__PROBLEM REQUIREMENTS__. Return copies of the lines below that mention "half".

__DATASET__.

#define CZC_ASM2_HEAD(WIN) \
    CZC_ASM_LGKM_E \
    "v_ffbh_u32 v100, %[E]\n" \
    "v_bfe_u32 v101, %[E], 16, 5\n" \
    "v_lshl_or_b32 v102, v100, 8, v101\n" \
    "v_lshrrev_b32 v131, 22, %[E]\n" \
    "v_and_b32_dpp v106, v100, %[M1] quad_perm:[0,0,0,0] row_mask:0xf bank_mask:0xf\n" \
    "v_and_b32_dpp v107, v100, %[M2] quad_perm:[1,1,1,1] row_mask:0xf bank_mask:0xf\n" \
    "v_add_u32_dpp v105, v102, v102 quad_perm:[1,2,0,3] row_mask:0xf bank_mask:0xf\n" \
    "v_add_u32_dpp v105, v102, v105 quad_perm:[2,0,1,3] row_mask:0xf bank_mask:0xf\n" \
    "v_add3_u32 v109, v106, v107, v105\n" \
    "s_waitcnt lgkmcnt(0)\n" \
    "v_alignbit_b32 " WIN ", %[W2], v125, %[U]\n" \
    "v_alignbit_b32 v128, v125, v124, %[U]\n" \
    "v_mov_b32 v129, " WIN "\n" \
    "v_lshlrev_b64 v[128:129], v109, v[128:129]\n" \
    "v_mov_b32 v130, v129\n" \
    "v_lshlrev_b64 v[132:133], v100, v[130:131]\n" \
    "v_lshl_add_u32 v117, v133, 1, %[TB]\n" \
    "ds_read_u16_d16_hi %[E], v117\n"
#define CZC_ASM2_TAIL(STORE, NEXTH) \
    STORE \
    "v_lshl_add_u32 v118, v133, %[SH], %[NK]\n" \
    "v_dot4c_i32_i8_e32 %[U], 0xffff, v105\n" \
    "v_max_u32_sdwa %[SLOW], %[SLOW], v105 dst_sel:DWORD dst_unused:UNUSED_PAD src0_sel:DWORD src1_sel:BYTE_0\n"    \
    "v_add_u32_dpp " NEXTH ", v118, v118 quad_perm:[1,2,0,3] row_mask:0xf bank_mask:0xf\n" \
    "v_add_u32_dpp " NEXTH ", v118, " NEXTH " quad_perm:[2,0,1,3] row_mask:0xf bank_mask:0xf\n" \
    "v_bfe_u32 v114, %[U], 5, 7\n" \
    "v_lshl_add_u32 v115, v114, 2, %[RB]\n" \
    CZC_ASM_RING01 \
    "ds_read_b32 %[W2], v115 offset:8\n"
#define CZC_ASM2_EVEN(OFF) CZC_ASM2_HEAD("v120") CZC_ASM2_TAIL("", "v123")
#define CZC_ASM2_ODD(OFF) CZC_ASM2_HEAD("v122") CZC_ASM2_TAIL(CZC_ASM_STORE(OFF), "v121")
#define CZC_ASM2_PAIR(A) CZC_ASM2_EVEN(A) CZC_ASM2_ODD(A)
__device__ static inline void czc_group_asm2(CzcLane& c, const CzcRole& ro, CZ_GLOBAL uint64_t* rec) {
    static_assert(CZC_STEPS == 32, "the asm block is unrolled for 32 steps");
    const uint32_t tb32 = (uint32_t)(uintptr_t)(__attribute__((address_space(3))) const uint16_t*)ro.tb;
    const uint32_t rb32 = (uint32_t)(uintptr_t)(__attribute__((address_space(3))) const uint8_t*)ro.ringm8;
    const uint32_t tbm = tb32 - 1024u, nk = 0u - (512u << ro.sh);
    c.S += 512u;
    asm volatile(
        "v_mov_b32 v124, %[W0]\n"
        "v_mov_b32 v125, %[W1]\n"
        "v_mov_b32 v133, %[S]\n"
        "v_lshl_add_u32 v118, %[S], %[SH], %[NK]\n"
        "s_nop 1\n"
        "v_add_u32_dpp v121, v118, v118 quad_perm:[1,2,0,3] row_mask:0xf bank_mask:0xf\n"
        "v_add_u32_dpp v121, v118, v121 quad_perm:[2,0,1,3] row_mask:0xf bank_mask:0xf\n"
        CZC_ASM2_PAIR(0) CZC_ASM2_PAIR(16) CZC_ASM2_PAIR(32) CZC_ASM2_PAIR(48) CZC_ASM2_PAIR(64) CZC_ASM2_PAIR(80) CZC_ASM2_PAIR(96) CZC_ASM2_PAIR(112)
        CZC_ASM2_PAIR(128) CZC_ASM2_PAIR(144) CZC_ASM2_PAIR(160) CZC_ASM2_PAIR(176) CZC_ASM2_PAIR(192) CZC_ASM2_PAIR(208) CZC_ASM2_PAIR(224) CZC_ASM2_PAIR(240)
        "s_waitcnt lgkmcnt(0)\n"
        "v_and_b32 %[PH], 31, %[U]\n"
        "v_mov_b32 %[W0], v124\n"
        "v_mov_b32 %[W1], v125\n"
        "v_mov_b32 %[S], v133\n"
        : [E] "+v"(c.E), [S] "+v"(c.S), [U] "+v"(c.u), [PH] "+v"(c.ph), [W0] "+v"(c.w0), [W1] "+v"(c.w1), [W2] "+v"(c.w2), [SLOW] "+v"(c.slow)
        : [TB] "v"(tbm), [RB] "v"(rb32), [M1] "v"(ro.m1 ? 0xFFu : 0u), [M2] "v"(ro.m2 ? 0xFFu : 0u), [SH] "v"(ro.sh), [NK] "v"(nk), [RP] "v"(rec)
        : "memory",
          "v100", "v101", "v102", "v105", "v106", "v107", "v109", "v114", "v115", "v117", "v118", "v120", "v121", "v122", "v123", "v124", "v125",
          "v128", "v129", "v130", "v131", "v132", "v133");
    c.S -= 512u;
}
--
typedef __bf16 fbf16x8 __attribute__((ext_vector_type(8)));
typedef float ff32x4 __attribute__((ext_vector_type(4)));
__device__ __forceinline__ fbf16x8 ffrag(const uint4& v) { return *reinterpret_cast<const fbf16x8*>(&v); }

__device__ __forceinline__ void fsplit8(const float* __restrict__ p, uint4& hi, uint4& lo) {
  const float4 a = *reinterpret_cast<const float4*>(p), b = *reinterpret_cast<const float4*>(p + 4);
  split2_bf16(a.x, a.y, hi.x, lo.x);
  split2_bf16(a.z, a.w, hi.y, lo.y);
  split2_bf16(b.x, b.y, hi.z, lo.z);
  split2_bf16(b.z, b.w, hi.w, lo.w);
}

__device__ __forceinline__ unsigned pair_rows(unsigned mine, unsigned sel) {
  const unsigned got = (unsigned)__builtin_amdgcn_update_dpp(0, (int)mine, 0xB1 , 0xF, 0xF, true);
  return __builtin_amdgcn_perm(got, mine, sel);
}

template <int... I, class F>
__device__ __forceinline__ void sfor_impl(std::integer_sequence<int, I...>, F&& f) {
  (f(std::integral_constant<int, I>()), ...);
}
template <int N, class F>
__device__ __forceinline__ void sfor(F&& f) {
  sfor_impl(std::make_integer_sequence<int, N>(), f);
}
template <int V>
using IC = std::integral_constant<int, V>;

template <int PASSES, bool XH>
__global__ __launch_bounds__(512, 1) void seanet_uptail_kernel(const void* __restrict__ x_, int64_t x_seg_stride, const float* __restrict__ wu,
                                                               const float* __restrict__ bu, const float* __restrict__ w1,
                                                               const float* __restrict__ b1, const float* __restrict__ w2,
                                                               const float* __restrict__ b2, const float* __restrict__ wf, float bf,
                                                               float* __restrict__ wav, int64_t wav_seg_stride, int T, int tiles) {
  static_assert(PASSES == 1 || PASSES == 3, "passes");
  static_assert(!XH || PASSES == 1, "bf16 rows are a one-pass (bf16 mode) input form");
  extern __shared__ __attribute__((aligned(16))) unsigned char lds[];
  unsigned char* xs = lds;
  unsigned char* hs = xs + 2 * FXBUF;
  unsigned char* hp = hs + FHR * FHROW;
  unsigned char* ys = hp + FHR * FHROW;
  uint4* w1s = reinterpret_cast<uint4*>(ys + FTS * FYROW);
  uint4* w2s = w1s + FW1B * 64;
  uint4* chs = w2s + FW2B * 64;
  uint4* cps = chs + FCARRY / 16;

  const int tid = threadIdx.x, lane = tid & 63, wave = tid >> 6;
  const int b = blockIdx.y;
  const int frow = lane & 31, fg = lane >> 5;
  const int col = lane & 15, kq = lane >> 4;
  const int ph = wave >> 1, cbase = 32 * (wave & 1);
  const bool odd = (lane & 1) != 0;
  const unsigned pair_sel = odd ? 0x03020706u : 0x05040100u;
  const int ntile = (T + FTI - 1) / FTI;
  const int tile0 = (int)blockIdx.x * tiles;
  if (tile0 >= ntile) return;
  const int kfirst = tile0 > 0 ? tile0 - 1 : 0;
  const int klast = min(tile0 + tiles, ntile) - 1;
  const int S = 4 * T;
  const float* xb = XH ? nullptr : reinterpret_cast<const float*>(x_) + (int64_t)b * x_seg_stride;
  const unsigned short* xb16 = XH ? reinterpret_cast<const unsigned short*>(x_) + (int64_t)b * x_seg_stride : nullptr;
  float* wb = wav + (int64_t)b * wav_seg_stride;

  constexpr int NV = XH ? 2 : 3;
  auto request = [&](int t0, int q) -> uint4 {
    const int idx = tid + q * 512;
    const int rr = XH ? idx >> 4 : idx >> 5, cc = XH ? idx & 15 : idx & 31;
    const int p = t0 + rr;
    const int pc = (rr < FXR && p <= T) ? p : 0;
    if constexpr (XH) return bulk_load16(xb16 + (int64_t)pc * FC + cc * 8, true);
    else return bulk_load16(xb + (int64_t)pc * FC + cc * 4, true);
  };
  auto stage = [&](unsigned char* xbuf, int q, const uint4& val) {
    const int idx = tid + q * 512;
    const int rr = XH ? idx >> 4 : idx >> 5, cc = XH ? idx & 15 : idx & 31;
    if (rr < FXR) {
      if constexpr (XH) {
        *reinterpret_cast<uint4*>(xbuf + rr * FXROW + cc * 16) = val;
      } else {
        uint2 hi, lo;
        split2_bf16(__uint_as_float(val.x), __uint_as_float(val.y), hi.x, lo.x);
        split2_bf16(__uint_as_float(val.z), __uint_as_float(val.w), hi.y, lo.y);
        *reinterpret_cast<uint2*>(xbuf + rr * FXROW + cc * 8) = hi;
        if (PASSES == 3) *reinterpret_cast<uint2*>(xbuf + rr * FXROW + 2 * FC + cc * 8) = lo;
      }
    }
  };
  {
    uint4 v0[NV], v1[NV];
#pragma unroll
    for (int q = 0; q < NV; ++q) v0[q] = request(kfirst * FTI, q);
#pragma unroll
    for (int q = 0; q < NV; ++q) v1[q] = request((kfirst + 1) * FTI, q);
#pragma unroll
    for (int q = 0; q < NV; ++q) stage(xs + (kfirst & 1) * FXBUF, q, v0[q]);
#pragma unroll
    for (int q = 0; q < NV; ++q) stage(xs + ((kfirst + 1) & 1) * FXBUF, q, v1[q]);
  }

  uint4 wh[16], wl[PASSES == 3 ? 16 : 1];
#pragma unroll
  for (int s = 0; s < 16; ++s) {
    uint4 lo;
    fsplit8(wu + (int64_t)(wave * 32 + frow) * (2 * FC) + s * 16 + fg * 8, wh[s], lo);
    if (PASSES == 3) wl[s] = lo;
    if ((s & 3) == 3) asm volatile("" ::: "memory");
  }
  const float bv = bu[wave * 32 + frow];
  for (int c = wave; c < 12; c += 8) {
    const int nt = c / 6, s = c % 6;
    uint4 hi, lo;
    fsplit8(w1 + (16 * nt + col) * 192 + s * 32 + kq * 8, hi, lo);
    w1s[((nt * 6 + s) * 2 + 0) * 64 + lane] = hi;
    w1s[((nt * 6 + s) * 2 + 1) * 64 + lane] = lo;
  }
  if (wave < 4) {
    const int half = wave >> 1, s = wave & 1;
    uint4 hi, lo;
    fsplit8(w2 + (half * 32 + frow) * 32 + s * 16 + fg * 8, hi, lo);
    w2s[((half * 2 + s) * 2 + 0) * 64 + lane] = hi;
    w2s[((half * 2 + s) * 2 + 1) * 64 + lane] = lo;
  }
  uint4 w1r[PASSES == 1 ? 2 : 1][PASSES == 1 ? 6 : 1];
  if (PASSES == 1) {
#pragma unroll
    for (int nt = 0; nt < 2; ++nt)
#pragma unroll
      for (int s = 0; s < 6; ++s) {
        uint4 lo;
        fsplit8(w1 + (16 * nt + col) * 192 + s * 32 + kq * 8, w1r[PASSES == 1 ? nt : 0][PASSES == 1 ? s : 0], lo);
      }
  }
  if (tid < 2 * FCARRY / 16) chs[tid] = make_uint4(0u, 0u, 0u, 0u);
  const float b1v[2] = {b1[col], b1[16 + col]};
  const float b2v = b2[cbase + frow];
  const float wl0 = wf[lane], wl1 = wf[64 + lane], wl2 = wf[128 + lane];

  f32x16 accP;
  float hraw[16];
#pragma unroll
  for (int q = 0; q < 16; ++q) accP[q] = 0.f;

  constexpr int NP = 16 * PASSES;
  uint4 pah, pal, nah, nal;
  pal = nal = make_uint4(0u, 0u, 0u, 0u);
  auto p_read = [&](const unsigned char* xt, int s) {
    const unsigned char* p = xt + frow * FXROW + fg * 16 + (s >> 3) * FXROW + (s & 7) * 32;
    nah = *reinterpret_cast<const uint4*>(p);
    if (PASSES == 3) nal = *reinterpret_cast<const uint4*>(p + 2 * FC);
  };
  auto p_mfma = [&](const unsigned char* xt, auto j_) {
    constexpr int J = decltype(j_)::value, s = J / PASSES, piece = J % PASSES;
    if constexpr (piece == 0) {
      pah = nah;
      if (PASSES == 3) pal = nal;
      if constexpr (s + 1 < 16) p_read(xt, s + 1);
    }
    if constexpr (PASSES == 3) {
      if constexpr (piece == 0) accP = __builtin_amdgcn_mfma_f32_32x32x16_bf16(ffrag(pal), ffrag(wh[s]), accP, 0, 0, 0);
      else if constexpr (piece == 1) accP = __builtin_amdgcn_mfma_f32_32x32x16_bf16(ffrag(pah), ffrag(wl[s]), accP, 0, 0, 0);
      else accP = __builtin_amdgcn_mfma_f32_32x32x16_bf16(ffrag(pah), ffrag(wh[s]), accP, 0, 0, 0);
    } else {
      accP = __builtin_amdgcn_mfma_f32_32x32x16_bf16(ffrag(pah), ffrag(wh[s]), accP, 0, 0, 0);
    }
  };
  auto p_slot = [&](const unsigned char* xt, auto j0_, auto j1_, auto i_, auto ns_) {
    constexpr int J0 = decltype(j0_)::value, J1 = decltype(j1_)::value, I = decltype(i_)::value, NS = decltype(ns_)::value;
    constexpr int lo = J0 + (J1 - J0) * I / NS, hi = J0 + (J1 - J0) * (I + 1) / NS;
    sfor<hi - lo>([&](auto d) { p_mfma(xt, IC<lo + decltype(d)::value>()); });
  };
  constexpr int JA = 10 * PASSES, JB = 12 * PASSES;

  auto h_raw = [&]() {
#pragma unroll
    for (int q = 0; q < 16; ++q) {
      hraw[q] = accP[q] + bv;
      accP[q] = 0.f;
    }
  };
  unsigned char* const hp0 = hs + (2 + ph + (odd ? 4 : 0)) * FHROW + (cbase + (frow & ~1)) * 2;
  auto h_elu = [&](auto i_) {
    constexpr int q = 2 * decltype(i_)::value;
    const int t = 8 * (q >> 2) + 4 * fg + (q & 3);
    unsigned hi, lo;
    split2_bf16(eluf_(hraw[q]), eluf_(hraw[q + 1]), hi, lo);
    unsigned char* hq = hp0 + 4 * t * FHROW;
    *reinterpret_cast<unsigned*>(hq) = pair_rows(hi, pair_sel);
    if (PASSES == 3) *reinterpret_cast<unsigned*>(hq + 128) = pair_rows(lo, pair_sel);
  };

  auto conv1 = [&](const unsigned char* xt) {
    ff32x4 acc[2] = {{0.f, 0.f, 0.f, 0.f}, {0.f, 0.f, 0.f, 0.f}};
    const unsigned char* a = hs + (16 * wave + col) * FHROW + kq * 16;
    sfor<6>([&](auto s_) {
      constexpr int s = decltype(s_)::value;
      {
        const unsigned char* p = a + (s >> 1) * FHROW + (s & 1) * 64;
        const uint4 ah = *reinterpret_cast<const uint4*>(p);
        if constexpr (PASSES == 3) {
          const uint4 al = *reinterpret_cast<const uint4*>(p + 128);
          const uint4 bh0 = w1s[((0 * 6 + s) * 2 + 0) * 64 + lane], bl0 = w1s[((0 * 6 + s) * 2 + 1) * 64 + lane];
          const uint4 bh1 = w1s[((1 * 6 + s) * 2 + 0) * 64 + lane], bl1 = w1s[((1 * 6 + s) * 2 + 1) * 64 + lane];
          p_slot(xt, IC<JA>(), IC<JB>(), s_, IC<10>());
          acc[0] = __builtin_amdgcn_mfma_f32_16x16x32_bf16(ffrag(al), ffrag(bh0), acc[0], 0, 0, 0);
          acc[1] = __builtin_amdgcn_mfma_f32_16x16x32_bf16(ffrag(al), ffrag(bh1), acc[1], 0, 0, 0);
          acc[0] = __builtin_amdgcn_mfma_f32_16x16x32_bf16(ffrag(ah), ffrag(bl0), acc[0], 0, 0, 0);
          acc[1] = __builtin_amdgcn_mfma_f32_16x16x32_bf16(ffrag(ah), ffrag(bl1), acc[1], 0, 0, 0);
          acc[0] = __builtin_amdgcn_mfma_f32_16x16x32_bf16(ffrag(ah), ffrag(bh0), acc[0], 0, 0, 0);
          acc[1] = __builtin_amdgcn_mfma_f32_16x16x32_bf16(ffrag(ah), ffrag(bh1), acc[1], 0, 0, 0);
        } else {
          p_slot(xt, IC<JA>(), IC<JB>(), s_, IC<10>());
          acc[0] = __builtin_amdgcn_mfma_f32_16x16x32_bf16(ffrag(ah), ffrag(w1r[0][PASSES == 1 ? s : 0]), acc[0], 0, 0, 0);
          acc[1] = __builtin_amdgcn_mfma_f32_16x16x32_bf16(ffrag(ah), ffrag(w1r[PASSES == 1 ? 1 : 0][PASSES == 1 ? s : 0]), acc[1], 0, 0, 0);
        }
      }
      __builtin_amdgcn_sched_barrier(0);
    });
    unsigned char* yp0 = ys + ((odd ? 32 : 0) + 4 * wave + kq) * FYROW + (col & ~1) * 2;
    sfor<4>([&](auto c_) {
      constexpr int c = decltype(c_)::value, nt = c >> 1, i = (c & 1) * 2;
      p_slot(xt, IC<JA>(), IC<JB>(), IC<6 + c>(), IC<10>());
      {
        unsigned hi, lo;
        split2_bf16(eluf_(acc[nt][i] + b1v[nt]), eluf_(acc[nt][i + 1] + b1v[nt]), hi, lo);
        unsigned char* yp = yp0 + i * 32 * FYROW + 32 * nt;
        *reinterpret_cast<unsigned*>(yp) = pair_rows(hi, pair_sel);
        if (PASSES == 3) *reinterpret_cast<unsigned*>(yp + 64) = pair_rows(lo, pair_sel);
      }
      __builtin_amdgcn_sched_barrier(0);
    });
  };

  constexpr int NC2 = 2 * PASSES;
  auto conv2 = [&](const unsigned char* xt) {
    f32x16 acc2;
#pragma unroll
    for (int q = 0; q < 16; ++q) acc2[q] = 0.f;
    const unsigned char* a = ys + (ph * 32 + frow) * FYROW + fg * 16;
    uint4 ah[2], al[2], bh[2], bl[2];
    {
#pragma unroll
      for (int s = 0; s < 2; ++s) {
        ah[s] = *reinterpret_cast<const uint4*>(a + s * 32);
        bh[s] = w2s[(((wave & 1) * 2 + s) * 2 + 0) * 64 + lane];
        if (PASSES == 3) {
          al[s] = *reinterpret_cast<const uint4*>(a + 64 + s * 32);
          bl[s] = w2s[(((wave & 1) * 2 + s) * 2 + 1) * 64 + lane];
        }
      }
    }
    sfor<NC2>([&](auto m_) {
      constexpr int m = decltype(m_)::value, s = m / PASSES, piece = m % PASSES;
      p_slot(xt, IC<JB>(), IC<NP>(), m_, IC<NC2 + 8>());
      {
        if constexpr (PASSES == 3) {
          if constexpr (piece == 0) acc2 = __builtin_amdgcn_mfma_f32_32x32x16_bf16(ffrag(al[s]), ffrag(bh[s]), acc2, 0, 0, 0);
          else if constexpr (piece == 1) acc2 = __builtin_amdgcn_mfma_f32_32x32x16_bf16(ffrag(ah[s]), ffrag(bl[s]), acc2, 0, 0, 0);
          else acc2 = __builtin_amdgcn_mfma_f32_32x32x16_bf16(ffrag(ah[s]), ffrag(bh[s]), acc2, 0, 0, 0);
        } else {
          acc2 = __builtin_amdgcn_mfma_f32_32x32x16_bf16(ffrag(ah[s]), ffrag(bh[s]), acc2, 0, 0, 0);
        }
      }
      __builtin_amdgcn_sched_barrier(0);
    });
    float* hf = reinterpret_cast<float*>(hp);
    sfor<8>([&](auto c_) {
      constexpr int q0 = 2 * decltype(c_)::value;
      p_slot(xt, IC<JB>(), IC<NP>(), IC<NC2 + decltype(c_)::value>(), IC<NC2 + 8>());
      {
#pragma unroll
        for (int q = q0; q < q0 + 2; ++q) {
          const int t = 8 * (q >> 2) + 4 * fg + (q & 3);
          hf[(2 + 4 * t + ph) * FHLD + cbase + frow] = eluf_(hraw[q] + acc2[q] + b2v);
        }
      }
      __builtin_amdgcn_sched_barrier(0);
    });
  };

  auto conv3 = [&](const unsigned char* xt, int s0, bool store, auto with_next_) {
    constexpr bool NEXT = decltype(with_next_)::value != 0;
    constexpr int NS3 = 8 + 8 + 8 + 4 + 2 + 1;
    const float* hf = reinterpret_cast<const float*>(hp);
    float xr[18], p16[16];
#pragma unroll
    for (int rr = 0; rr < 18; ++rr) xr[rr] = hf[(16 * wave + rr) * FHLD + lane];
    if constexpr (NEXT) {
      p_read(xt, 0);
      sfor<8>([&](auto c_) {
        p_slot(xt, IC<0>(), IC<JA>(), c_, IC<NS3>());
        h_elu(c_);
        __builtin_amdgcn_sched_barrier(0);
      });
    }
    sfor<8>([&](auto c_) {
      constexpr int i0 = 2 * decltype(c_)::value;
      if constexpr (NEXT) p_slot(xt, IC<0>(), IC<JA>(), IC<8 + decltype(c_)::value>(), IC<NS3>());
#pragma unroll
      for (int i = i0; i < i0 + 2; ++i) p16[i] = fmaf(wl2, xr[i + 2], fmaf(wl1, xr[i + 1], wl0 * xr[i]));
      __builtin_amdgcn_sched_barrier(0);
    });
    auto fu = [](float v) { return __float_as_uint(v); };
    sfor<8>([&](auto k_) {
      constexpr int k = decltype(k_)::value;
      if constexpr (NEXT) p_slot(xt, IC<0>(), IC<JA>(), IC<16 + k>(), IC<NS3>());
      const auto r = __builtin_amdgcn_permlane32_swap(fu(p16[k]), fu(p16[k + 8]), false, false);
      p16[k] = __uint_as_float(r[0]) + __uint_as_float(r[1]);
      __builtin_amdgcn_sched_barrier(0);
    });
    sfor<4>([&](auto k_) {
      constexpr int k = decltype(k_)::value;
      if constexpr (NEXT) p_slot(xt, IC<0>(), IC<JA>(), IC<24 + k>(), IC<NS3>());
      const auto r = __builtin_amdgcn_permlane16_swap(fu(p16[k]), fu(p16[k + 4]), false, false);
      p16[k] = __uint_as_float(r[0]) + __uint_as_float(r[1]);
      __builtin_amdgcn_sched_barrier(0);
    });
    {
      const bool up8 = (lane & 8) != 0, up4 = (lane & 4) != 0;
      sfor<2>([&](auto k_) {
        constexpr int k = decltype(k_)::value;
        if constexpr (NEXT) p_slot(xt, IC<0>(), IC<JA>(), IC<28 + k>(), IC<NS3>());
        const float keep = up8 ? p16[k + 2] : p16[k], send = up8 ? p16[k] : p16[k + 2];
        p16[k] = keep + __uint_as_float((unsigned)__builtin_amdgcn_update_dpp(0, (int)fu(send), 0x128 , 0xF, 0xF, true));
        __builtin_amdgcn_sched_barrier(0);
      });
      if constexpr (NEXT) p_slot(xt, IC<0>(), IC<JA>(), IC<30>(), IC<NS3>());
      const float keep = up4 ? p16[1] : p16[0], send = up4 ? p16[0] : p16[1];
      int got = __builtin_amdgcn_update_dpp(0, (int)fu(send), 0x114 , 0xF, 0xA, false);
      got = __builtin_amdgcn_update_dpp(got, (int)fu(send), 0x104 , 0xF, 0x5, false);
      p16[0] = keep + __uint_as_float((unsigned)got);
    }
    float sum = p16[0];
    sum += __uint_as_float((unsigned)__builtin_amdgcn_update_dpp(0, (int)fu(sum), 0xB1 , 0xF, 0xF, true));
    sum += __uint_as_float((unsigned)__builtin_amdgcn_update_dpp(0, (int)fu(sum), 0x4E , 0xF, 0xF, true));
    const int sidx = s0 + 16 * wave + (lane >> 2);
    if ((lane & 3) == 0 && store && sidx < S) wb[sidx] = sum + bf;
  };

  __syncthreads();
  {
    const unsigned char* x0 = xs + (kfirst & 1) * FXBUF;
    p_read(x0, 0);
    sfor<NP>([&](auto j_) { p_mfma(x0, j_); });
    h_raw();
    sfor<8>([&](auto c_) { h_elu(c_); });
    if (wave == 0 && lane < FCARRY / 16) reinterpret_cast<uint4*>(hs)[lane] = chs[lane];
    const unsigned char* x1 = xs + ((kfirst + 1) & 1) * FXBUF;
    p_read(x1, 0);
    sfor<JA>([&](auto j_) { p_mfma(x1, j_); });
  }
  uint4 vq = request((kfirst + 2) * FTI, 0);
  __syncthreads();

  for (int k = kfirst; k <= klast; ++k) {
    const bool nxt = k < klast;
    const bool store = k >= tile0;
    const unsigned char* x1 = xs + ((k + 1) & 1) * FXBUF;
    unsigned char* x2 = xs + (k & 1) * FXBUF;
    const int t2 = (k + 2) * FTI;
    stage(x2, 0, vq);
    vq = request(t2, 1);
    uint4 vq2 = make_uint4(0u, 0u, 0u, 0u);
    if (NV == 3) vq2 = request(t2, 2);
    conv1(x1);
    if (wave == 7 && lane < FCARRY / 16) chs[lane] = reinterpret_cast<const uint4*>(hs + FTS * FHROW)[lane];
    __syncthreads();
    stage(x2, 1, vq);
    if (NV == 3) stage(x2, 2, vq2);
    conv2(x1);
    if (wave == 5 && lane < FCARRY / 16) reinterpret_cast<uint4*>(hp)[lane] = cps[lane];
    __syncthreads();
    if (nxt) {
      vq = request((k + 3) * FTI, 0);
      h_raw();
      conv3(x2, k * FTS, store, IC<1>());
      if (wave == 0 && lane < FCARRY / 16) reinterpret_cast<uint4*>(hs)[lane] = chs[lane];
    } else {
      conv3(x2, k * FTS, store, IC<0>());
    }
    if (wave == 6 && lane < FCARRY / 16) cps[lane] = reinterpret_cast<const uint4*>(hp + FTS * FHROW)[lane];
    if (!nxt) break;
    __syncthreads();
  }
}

__YOUR SOLUTION__.
    const int half = wave >> 1, s = wave & 1;
    fsplit8(w2 + (half * 32 + frow) * 32 + s * 16 + fg * 8, hi, lo);
    w2s[((half * 2 + s) * 2 + 0) * 64 + lane] = hi;
    w2s[((half * 2 + s) * 2 + 1) * 64 + lane] = lo;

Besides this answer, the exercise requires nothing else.